[Dataset entries]

----------------------------------------

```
template <bool VERIFY, bool RANGES = false>
__global__ __launch_bounds__(TPB, RANGES ? (WAVES_PER_SIMD < 4 ? WAVES_PER_SIMD : 4) : WAVES_PER_SIMD) void k_stream(StreamArgs A) {
    __shared__ WaveLds wl[NWAVE];
    const u32 lane = threadIdx.x & 63u, w = threadIdx.x >> 6;
    WaveLds& L = wl[w];
    const u64 pw = (u64)blockIdx.x * NWAVE + w;
    const StreamCold* const C = A.cold;
    static_assert(WT == 512, "tile index = record index >> 9");
    u32 my_valid = 0, my_new = 0;
    u32 bad = 0;
    if (lane == 0) L.ws[7] = 0u;
    if (!VERIFY && lane == 0) { const u64* wa = C->wave_arena; const u64 ca = wa[2 * pw]; L.ws[2] = (u32)ca; L.ws[3] = (u32)(ca >> 32); L.ws[4] = (u32)wa[2 * pw + 1]; }
#ifdef ECB_TIMING
    u64 tacc[8] = {0, 0, 0, 0, 0, 0, 0, 0}, tlast = __builtin_readcyclecounter();
#endif
    auto clear_pass = [&](u32 ln) {
        uint4* z = tab_base(L);
        u32 zz;
        asm volatile("v_mov_b32 %0, 0" : "=v"(zz));
        const uint4 zv = make_uint4(zz, zz, zz, zz);
#pragma unroll
        for (int t = 0; t < TAB_BYTES / (16 * 64); ++t) z[t * 64 + ln] = zv;
        if constexpr (KS_SHORT) { reinterpret_cast<uint4*>(L.acc)[ln] = zv; reinterpret_cast<u32*>(L.npair)[ln] = zz; }
        else { *reinterpret_cast<uint2*>(&L.acc[ln]) = make_uint2(zz, zz); L.npair[ln] = (unsigned short)zz; }
    };
    clear_pass(lane);
    wave_sync();
  for (;;) {
    u32 wid = 0;
    if (lane == 0) wid = (u32)atomicAdd(&A.ctr->next_slice, 1ull);
    wid = (u32)__builtin_amdgcn_readfirstlane((int)wid);
    const u64 chunk = C->chunk;
    const u64 c0 = (u64)wid * chunk;
    if (c0 >= A.n) break;
    const u64 c1 = min(c0 + chunk, A.n);
    const u64 p = C->resume[2 * (u64)wid], counted0 = C->resume[2 * (u64)wid + 1];
    if (p >= A.n || p == ~0ull) continue;
    u32 tix = (u32)(p >> 9);
    const u32 c1t = (u32)((c1 + (u64)(WT - 1)) >> 9);
    const u32 last_t = (u32)((A.n - 1) >> 9);
    const u32 last_rel = (u32)(A.n - ((u64)last_t << 9));
    const u32 counted_t = (u32)((counted0 + (u64)(WT - 1)) >> 9);
    int p_rel = (int)(p - ((u64)tix << 9));
    u32 prev = p == 0 ? C->prev_rid : A.rid[rec_at(p - 1, A_TW(A))];
    u32 pb = prev + 1u, npend = 0, n_ent = 0;
    ws_put64(L, 5, p, lane);
    bool open = false;
    u32 carry_n = 0;
    u32 lgf = pack_lgf(LGMAX);
    bool revisit = false;
    TileRegs R;
    load_tile(A, (u64)tix << 9, min(((u64)tix << 9) + (u64)WT, A.n), lane, R);
    int r_pos[RANGES ? RPL : 1];
    if constexpr (RANGES) load_pos(A.pos, (u64)tix << 9, min(((u64)tix << 9) + (u64)WT, A.n), lane, r_pos);
    u32 parked = __hip_atomic_load(&A.ctr->full, __ATOMIC_RELAXED, __HIP_MEMORY_SCOPE_AGENT);
    asm volatile("" : "+v"(parked));
    bool slice_done = false;

    while (!slice_done) {
        if (__builtin_amdgcn_readfirstlane((int)parked)) break;
        u32 ln = lane;
        asm volatile("" : "+v"(ln));
        tix = (u32)__builtin_amdgcn_readfirstlane((int)tix);
        prev = (u32)__builtin_amdgcn_readfirstlane((int)prev);
        pb = (u32)__builtin_amdgcn_readfirstlane((int)pb);
        npend = (u32)__builtin_amdgcn_readfirstlane((int)npend);
        n_ent = (u32)__builtin_amdgcn_readfirstlane((int)n_ent);
        lgf = (u32)__builtin_amdgcn_readfirstlane((int)lgf);
        const u32 lg = lgf >> 24;
        const u32 gp = ((u32)TBASE >> lg) + (TSLOTS == 896 ? (256u >> lg) : 0u) + ((u32)(TBASE / 4) >> lg);
        const HomeGeo HG = home_geo(lgf);
        bool do_flush = false, again = false, more = false;
        bool preflush = false;
        bool taken = false;
        u32 parked_next = parked;
        u32 last_pos = 0xFFFFFFFFu;
        u32 last_rid = prev;
        u32 est = 64;
        const bool ends = tix == last_t;
        const bool own = tix < c1t;
        const int te_rel = ends ? (int)last_rel : WT;
        const bool count_tile = own && tix >= counted_t && !revisit;
        const bool plain = p_rel == 0 && te_rel == WT;
        u32 r_key[RPL], r_bit[RPL];
        u32 m_act = 0, m_head = 0;
        const u32 lim = own ? (1u << lg) : (open ? npend + 1u : 0u);
        const u32 rid_first = (u32)__builtin_amdgcn_readfirstlane((int)R.rr[0]), rid_last = (u32)__builtin_amdgcn_readlane((int)R.rr[RPL - 1], 63);
        const bool all_mine = rid_first - pb < lim && rid_last - pb < lim && rid_last >= rid_first;
        {
#pragma unroll
            for (int g = 0; g < NG; ++g) {
                const int i0 = g * 256 + 4 * (int)ln;
                const u32 up = lane_above(R.rr[4 * g + 3]);
                const u32 wrap = g == 0 ? prev : (u32)__builtin_amdgcn_readlane((int)R.rr[4 * (g > 0 ? g - 1 : 0) + 3], 63);
                u32 in4 = 0xFu, te4 = 0xFu;
                if (!plain) {
                    te4 = (1u << clamp04(te_rel - i0, 0, 4)) - 1u;
// ... 144 lines not shown
                for (;;) {
                    if (!from_home) {
                        if (!__ballot(cb != 0u)) break;
                        wave_sync();
                        u32 n_st = 0;
#pragma unroll
                        for (int k = 0; k <= RPL; ++k) {
                            const bool c = cb >> k & 1u;
                            const u64 mm = __ballot(c);
                            if (!mm) continue;
                            const u32 at = n_st + __builtin_amdgcn_mbcnt_hi((u32)(mm >> 32), __builtin_amdgcn_mbcnt_lo((u32)mm, 0u));
                            if (c && at < (u32)CMAX) {
                                const u32 key = k < RPL ? r_key[k < RPL ? k : 0] : c_key, bit = k < RPL ? r_bit[k < RPL ? k : 0] : c_bit;
                                L.carry[at] = make_uint2(key, bit);
                                cb &= ~(1u << k);
                            }
                            n_st = min(n_st + (u32)__popcll(mm), (u32)CMAX);
                        }
                        lo_ = 0u; hi_ = n_st;
                        wave_sync();
                    }
                    for (u32 base = lo_; base < hi_; base += 64u) {
                        const bool have = base + ln < hi_;
                        const uint2 rec = L.carry[have ? base + ln : 0u];
                        bool todo = have, made = false;
                        u32 it = from_home ? 0xFFFFFFFFu : 0u, qq = 0;
                        while (__ballot(todo)) {
                            if (todo) {
                                qq = it == 0xFFFFFFFFu ? (rec.x >> KBITS) * gp + home_off(rec.x, HG) : probe_slot(rec.x, it);
                                const u32 o = atomicCAS(tab_key(L, qq), 0u, rec.x);
                                if (o == 0u || o == rec.x) { todo = false; made = o == 0u; tab_or(L, qq, rec.y); }
                                else if (++it == (u32)TSLOTS) { bad |= ERR_INTERNAL; todo = false; }
                            }
                        }
                        const u64 mm = __ballot(made);
                        if (made) L.ent[n_ent + __builtin_amdgcn_mbcnt_hi((u32)(mm >> 32), __builtin_amdgcn_mbcnt_lo((u32)mm, 0u))] =
                            (unsigned short)(KS_SHORT ? qq : (qq | ((rec.x >> KBITS) << SBITS)));
                        n_ent += (u32)__popcll(mm);
                    }
                    from_home = false;
                }
            }
            carry_n = 0;
        }
        TICK(3);
        do_flush = (npend != 0u || open) &&
                   (!more || again || n_ent + n_mine > (u32)(WT + CMAX) || npend + (open ? 1u : 0u) + n_new > (1u << lg));
        }

        bool giant = false;
        u32 new_carry = 0;
        if (do_flush) {
            wave_sync();
            u32 cn = 0;
            const u32 rl_last = npend;
            const bool keep = open;
            for (u32 e0 = 0; e0 < n_ent; e0 += 64) {
                const u32 e = e0 + ln;
                const bool have = e < n_ent;
                const u32 en = have ? L.ent[e] : 0u, qq = en & SMASK;
                const uint2 en2 = tab_get(L, qq);
                const u32 rl = KS_SHORT ? en2.x >> KBITS : en >> SBITS;
                const bool kept = have && keep && rl == rl_last;
                if (have && !kept) {
                    atomicAdd(&L.acc[rl], pair_hash64((en2.x & KMASK) - 1u, en2.y));
                    atomicAdd(reinterpret_cast<u32*>(&L.npair[rl & ~1u]), (rl & 1u) ? 0x10000u : 1u);
                }
                if (keep) {
                    const u64 mm = __ballot(kept);
                    const u32 at = cn + __builtin_amdgcn_mbcnt_hi((u32)(mm >> 32), __builtin_amdgcn_mbcnt_lo((u32)mm, 0u));
                    if (kept && at < (u32)CMAX) L.carry[at] = make_uint2(en2.x & KMASK, en2.y);
                    cn += (u32)__popcll(mm);
                }
            }
            if (keep) { new_carry = cn; giant = cn > (u32)CMAX; }
            wave_sync();

            TICK(4);
            const u32 nhalf = KS_SHORT ? ((u32)__builtin_amdgcn_readfirstlane((int)npend) + 63u) >> 6 : 1u;
          for (u32 half = 0; half < nhalf; ++half) {
            u64 j = 0;
            u32 st = ST_NONE, probes = 0, np = 0, fseen = 0;
            u64 lo = 0;
            const u32 rx = KS_SHORT ? ln + (half << 6) : ln;
            const bool on = rx < npend && !ABL(A, 3u);
            const u32 rd = pb + rx;
            LdsSetCmp cmp;
            cmp.L = &L; cmp.cold = C; cmp.home = rx * gp; cmp.H = HG; cmp.tag = rx << KBITS; cmp.np = 0;
            if (on) {
                np = L.npair[rx];
                cmp.np = np;
                lo = finish_hash(L.acc[rx], np);
                j = lo & A.cap_mask;
                if ((u64)rd >= A.reads_hi) bad |= ERR_CONTRACT;
                else st = ST_LOOK;
            }
            if (VERIFY) {
                if (st == ST_LOOK) {
                    const u32 sl = A.read_slot[rd];
                    bool same = false;
                    if (sl != PENDING) {
                        const uint4* q = reinterpret_cast<const uint4*>(A.table + sl);
                        const uint4 a = q[0], b = q[1], c = q[2], d = q[3];
                        if (a.z != 0u && a.z != DEAD_KEY) {
                            int r = cmp.quick(make_view(a, b, c, d));
                            if (r == CMP_UNSURE) r = cmp.full(A.table + sl, a.z - 1u, a.w);
                            same = r == CMP_EQUAL;
                        }
                    }
                    if (!same) my_new += 1;
                }
                parked = parked_next; taken = true;
                        } else {
                for (u32 round = 0;; ++round) {
                    if (st == ST_LOOK) {
                        if (ABL(A, 64u)) { st = ST_HIT; fseen = 0xFFFFFFFFu; }
                        else if (ABL(A, 4u)) st = ST_HIT;
                        else st = table_lookup(A.table, A.cap_mask, lo, j, probes, cmp, ABL(A, 24u), &fseen);
                    }
                    if (round == 0u && half == 0u) {
                        TICK(5);
                        parked = parked_next; taken = true;
                    #pragma unroll
                        for (int k = 0; k < RPL; ++k) {
                            asm volatile("" : "+v"(R.rr[k])); asm volatile("" : "+v"(R.ll[k])); asm volatile("" : "+v"(R.hh[k]));
                            if constexpr (RANGES) asm volatile("" : "+v"(r_pos[k]));
                        }
                        asm volatile("" : "+v"(parked));
                    }
                    const u64 cmask = __ballot(st == ST_CREATED);
                    if (cmask) {
                        const bool cr = st == ST_CREATED;
                        const u32 want = cr && np > INL ? np - INL : 0u;
                        u32 off = 0;
                        if (__ballot(want != 0u)) {
                            const u32 incl = wave_incl_scan(want);
                            const u32 total = (u32)__builtin_amdgcn_readlane((int)incl, 63);
                            u64 chunk_at = ws_get64(L, 2);
                            u32 chunk_left = (u32)__builtin_amdgcn_readfirstlane((int)L.ws[4]);
                            if (total > chunk_left) {
                                const u32 take = max(total, ARENA_CHUNK);
                                u64 at = 0;
                                if (ln == 0) at = arena_alloc(A.ctr, C->arena_cap, take, (u32)pw);
                                chunk_at = ((u64)(u32)__builtin_amdgcn_readfirstlane((int)(u32)(at >> 32)) << 32) | (u32)__builtin_amdgcn_readfirstlane((int)(u32)at);
                                chunk_left = take;
                                if (chunk_at == ~0ull) { bad |= ERR_ARENA; chunk_left = 0; }
                            }
                            if (!(bad & ERR_ARENA)) {
                                off = (u32)(chunk_at + (incl - want));
                                chunk_at += total; chunk_left -= total;
                            }
                            ws_put64(L, 2, chunk_at, ln);
                            if (ln == 0) L.ws[4] = chunk_left;
                        }
                        const bool dead = (bad & ERR_ARENA) != 0u;
                        const u32 j32 = (u32)j;
                        uint2* const arena = C->arena;
                        if (!dead) for (u32 e0 = 0; e0 < n_ent; e0 += 64) {
                            const u32 e = e0 + ln;
                            const u32 en = e < n_ent ? L.ent[e] : 0u, qq = en & SMASK;
                            const u32 rl = KS_SHORT ? tab_get(L, qq).x >> KBITS : en >> SBITS;
                            const u32 o = __shfl(off, rl & 63u), jj = __shfl(j32, rl & 63u);
                            if (e < n_ent && (!KS_SHORT || (rl >> 6) == half) && (cmask >> (rl & 63u) & 1ull) && !ABL(A, 32u)) {
                                const u32 was = atomicSub(reinterpret_cast<u32*>(&L.npair[rl & ~1u]), (rl & 1u) ? 0x10000u : 1u);
                                const u32 pos = ((rl & 1u) ? was >> 16 : was & 0xFFFFu) - 1u;
                                uint2* dst = pos < INL ? &A.table[jj].pair[pos] : arena + ((u64)o + (pos - INL));
                                const uint2 en2 = tab_get(L, qq);
                                store_wt64(reinterpret_cast<u64*>(dst), pack2(make_uint2((en2.x & KMASK) - 1u, en2.y)));
                            }
                        }
                        if (cr) { publish_key(A.table + j, dead ? DEAD_KEY : np + 1u, off); st = ST_HIT; }
                        my_new += (u32)__popcll(cmask);
                    }
                    if (!__ballot(st == ST_PENDING)) break;
                    if (round >= 64u) { if (st == ST_PENDING) { bad |= ERR_INTERNAL; st = ST_NONE; } break; }
                    if (st == ST_PENDING) {
                        const int r = table_settle(A.table + j, cmp);
                        if (r == ST_HIT) st = ST_HIT;
                        else if (r == ST_STUCK) { bad |= ERR_INTERNAL; st = ST_NONE; atomicExch(&A.ctr->full, 1u); }
                        else { j = (j + 1) & A.cap_mask; ++probes; st = ST_LOOK; }
                    }
                }
                if (st == ST_FULL) {
                    atomicExch(&A.ctr->full, 1u);
                    queue_defer(A.ctr, C, tile_head(A.rid, (u64)wid * C->chunk, min(((u64)tix << 9) + (u64)WT, A.n), rd, A_TW(A)));
                } else if (st == ST_HIT) {
                    A.read_slot[rd] = (u32)j;
                    if (~rd > fseen) atomicMax(&A.table[j].first_inv, ~rd);
                }
            }
          }
            wave_sync();
            clear_pass(ln);
            pb += npend; npend = 0; n_ent = 0;
            const u32 e4 = min(est * (u32)ECB_EST_MUL, 1u << LGMAX);
            lgf = pack_lgf(e4 > 1u ? 32u - (u32)__builtin_clz(e4 - 1u) : 0u);
            if (open) {
                if (!giant) carry_n = new_carry;
                else {
                    if (ln == 0) {
                        queue_defer(A.ctr, C, ws_get64(L, 0));
                    }
                    open = false; pb += 1u;
                }
            }
            ws_put64(L, 5, open ? ws_get64(L, 0) : (u64)((preflush || again) ? tix : tix + 1u) << 9, ln);
            wave_sync();
            TICK(6);
        }
        if (preflush) { revisit = true; continue; }
        if (!taken) {
            parked = parked_next;
        #pragma unroll
            for (int k = 0; k < RPL; ++k) {
                asm volatile("" : "+v"(R.rr[k])); asm volatile("" : "+v"(R.ll[k])); asm volatile("" : "+v"(R.hh[k]));
                if constexpr (RANGES) asm volatile("" : "+v"(r_pos[k]));
            }
            asm volatile("" : "+v"(parked));
        }
        if (again) { revisit = true; continue; }
        revisit = false; p_rel = 0;
        prev = last_rid;
        slice_done = !more;
        tix += 1u;
    }
    u64 p_out = ws_get64(L, 5);
    const u64 counted = max(counted0, min((u64)(revisit ? tix + 1u : tix) << 9, c1));
    const bool stopped = __ballot(bad != 0u) || __builtin_amdgcn_readfirstlane((int)parked);
    if (__ballot(bad != 0u)) { if (bad) atomicOr(&A.ctr->err, bad); p_out = ~0ull; }
    else if (slice_done) p_out = ~0ull;
    if (lane == 0) { u64* rs = C->resume; rs[2 * (u64)wid] = p_out; rs[2 * (u64)wid + 1] = counted; }
    if (stopped) break;
  }
    const u32 wa = (u32)__builtin_amdgcn_readfirstlane((int)L.ws[7]), wv = wave_sum(my_valid);
    const u32 wn = VERIFY ? wave_sum(my_new) : my_new;
#ifdef ECB_TIMING
    if (lane == 0 && C->timing) for (int i = 0; i < 8; ++i) atomicAdd(C->timing + i, tacc[i]);
#endif
    if (lane == 0) { u32* wc = C->wave_counts; wc[3 * pw] = wa; wc[3 * pw + 1] = wv; wc[3 * pw + 2] = wn; }
    if (!VERIFY && lane == 0) { u64* wav = C->wave_arena; wav[2 * pw] = ((u64)L.ws[3] << 32) | L.ws[2]; wav[2 * pw + 1] = L.ws[4]; }
}
```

----------------------------------------

Take every line from the data that contains the word "round".

Answer for the task:
                for (u32 round = 0;; ++round) {
                    if (round == 0u && half == 0u) {
                    if (round >= 64u) { if (st == ST_PENDING) { bad |= ERR_INTERNAL; st = ST_NONE; } break; }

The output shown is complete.